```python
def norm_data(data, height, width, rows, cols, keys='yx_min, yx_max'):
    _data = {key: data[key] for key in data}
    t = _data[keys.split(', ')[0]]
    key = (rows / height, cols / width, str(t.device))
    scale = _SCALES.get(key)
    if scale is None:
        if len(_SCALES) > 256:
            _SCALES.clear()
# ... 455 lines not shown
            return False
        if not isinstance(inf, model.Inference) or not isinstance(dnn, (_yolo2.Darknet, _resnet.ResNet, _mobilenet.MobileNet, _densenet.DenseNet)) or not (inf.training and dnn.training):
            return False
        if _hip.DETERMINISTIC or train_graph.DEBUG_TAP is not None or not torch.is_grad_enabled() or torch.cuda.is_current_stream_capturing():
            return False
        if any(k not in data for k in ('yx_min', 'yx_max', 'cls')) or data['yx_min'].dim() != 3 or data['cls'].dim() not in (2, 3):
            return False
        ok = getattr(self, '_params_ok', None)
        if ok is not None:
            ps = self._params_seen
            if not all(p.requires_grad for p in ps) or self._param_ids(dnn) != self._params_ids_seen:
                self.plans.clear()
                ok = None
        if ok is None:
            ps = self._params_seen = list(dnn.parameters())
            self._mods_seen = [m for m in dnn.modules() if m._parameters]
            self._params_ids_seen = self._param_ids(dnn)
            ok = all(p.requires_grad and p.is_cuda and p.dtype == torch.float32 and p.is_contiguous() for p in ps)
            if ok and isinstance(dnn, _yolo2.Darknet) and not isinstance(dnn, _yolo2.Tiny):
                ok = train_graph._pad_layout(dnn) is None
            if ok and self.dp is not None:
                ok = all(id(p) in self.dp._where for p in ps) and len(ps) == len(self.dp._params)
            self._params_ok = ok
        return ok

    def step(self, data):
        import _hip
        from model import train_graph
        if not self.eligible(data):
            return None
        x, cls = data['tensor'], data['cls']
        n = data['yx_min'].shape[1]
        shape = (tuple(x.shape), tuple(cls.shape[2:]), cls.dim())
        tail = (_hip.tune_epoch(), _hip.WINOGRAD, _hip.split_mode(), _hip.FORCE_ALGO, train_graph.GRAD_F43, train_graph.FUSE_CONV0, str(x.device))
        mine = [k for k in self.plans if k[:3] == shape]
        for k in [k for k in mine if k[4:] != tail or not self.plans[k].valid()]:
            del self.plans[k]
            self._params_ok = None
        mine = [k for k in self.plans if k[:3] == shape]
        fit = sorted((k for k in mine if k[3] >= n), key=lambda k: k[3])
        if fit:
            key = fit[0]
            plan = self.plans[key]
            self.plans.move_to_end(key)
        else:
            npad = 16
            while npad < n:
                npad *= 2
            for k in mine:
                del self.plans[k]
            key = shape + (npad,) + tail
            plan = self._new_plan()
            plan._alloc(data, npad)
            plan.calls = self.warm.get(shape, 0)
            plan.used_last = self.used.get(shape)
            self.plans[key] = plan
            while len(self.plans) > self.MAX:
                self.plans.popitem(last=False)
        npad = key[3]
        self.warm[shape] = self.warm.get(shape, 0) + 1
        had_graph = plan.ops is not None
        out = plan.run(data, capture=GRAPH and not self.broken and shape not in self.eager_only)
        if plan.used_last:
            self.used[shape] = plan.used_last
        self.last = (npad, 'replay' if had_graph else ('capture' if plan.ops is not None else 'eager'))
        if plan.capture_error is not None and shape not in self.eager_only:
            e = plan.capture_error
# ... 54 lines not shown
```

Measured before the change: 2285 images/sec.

________

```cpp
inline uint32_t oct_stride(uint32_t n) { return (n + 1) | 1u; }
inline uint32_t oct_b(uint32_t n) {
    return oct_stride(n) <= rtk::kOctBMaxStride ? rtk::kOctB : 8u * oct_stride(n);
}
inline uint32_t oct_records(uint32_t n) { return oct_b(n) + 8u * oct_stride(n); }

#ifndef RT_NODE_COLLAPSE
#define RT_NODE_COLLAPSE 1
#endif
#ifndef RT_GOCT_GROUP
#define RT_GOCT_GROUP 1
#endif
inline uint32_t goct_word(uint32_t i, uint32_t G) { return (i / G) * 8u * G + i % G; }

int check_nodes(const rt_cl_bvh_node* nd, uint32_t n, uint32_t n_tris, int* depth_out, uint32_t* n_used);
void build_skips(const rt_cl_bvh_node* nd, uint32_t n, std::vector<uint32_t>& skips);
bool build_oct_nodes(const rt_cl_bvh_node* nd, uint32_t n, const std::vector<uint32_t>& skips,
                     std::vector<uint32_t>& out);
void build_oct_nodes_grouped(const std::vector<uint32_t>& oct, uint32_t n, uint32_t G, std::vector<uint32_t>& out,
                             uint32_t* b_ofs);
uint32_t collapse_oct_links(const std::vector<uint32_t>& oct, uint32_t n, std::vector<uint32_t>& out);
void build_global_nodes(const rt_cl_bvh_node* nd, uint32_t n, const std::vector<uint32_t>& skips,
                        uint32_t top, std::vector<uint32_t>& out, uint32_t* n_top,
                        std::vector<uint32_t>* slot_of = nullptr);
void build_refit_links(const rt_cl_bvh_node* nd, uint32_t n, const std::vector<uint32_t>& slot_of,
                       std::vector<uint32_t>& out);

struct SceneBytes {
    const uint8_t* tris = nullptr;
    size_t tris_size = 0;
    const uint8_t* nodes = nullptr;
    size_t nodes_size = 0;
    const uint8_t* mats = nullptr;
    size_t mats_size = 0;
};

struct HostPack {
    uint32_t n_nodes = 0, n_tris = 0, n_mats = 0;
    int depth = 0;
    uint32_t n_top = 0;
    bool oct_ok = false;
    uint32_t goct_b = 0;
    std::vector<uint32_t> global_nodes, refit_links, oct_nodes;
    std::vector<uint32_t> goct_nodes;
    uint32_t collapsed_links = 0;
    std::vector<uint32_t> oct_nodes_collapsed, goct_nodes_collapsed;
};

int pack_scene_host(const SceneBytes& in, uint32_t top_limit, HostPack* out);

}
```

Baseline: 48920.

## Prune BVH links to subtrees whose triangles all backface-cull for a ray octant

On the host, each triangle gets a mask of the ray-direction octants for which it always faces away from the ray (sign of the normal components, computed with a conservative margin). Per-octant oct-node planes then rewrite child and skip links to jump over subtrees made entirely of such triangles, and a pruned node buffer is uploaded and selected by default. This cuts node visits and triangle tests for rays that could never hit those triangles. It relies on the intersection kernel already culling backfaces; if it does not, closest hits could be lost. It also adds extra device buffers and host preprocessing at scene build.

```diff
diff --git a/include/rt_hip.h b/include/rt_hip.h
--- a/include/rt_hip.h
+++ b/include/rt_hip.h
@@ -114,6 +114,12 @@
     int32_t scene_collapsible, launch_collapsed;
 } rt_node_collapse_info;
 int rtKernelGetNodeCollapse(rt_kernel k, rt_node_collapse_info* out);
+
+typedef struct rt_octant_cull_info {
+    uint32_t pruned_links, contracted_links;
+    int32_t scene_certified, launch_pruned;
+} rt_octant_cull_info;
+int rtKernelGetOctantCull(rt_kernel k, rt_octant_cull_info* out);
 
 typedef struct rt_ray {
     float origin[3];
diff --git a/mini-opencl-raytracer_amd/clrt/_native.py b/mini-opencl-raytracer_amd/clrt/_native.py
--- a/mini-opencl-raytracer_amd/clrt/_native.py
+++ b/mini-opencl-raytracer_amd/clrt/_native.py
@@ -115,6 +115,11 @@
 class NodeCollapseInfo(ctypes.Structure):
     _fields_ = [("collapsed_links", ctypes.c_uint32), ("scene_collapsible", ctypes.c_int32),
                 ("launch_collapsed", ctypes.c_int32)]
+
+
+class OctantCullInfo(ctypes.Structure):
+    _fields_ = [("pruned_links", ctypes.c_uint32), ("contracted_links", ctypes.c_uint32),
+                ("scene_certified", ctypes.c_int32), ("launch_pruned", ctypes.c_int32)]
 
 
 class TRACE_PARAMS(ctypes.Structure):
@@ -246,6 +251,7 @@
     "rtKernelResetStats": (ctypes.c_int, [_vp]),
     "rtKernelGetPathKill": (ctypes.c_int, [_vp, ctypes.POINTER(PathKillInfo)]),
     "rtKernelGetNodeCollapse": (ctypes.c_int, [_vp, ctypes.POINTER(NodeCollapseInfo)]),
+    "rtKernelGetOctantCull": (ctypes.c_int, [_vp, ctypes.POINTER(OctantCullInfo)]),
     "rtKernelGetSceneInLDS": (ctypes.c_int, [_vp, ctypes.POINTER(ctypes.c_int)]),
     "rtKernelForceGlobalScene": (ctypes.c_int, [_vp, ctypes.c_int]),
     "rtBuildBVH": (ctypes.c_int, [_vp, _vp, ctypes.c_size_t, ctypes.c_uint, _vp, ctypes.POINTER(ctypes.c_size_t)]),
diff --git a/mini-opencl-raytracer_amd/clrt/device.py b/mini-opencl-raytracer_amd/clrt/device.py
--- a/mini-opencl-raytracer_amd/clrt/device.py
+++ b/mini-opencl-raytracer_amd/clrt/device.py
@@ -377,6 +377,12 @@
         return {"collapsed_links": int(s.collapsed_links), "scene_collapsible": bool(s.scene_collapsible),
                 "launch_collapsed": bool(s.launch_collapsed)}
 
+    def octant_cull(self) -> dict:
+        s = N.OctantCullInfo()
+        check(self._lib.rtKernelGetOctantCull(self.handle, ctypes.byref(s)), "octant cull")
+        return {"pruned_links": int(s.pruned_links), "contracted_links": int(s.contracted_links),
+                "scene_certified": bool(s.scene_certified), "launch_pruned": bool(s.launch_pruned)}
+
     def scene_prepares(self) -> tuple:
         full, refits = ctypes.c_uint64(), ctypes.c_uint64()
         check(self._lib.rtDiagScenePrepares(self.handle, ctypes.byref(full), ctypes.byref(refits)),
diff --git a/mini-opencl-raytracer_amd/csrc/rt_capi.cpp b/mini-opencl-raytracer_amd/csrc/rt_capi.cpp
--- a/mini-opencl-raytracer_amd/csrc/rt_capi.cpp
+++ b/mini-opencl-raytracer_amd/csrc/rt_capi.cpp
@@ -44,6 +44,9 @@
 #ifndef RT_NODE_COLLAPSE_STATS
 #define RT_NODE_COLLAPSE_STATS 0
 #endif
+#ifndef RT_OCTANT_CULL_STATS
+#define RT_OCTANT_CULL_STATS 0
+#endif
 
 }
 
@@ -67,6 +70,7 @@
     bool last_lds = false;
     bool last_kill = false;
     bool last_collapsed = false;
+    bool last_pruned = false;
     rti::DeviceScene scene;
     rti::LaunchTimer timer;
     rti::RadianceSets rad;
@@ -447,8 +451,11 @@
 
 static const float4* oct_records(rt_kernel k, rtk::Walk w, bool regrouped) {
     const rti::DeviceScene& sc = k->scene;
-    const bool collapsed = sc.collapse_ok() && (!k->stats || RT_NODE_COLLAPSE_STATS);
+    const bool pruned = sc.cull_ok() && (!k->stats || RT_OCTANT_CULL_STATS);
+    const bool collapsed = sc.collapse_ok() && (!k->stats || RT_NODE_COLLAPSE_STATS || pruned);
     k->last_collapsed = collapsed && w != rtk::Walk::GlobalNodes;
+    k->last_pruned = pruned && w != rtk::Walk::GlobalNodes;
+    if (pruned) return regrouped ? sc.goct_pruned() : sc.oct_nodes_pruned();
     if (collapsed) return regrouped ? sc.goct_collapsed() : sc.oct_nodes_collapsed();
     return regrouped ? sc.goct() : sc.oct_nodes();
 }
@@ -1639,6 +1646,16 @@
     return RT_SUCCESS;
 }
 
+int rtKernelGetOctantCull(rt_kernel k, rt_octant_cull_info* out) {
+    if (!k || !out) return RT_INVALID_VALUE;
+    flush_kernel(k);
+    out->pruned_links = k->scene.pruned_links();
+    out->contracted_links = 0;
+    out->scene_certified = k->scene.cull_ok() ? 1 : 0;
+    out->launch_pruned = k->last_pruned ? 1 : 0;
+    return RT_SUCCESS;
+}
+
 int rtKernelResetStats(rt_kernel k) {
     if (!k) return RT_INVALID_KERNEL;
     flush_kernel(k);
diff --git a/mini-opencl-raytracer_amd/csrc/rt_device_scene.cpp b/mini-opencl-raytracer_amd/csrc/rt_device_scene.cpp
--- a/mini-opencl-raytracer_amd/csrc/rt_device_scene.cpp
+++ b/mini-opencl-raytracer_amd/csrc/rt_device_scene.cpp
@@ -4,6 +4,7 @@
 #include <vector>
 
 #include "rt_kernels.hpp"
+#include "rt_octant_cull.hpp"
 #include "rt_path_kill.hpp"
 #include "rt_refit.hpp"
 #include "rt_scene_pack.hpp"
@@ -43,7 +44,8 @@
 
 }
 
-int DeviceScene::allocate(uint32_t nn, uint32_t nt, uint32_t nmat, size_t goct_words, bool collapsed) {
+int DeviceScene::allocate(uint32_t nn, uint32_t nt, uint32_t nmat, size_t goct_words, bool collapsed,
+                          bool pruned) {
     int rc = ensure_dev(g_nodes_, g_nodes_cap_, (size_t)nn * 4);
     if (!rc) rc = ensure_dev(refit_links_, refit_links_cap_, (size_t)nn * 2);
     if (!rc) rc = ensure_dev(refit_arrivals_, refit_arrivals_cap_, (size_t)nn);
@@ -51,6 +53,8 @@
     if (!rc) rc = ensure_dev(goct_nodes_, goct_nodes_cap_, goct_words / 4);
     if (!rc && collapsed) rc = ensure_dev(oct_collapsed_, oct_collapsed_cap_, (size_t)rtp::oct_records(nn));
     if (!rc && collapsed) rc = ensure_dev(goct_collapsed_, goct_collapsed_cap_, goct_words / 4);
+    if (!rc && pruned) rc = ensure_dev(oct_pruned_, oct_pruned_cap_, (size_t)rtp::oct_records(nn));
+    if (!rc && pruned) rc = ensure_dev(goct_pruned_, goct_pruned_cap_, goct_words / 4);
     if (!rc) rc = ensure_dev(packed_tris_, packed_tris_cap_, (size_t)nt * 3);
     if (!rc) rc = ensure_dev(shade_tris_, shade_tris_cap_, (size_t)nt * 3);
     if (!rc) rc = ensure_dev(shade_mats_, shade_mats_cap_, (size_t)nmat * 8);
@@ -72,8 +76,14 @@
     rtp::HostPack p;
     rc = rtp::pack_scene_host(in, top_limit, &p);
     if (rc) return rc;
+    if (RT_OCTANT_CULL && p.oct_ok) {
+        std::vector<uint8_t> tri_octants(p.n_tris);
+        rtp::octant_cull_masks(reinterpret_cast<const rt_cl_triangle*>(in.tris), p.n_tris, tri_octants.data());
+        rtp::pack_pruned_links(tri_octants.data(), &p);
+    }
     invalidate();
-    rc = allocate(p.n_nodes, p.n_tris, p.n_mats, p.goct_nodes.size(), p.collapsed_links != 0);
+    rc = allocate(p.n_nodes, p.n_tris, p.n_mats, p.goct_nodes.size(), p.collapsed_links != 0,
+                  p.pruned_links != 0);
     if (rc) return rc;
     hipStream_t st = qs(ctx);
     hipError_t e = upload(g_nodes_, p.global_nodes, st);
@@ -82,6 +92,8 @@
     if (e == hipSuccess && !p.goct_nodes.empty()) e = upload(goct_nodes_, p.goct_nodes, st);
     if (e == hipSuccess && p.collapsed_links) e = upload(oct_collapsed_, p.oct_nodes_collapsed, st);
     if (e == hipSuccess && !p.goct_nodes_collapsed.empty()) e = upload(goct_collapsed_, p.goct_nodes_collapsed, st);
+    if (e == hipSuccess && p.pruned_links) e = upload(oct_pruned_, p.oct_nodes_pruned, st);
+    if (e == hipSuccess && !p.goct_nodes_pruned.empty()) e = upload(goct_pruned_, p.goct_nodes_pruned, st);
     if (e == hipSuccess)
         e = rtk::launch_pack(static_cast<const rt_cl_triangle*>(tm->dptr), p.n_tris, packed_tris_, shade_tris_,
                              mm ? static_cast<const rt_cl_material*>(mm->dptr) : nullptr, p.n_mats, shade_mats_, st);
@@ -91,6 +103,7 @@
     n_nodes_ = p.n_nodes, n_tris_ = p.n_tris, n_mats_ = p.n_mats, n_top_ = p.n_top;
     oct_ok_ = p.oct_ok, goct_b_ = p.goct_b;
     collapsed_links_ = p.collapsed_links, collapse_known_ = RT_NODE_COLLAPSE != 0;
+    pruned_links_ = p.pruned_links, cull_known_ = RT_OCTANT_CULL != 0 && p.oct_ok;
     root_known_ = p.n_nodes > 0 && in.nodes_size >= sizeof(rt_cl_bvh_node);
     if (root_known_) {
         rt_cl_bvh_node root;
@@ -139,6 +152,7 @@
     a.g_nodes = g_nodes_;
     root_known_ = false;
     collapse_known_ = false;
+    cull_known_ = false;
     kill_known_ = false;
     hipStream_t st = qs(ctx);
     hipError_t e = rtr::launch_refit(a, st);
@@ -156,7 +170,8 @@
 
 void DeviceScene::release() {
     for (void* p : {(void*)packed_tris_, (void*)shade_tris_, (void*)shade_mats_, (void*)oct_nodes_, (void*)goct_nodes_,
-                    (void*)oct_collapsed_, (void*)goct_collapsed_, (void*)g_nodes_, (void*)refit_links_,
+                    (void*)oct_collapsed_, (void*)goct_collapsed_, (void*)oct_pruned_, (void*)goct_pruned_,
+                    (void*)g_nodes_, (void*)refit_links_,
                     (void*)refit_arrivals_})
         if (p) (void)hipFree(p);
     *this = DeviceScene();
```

________

• **INSTRUCTIONS FOR THE TASK**
Using the entries above, state the number of lines that include "nmat". Add nothing else.

• **TASK ANSWER**
3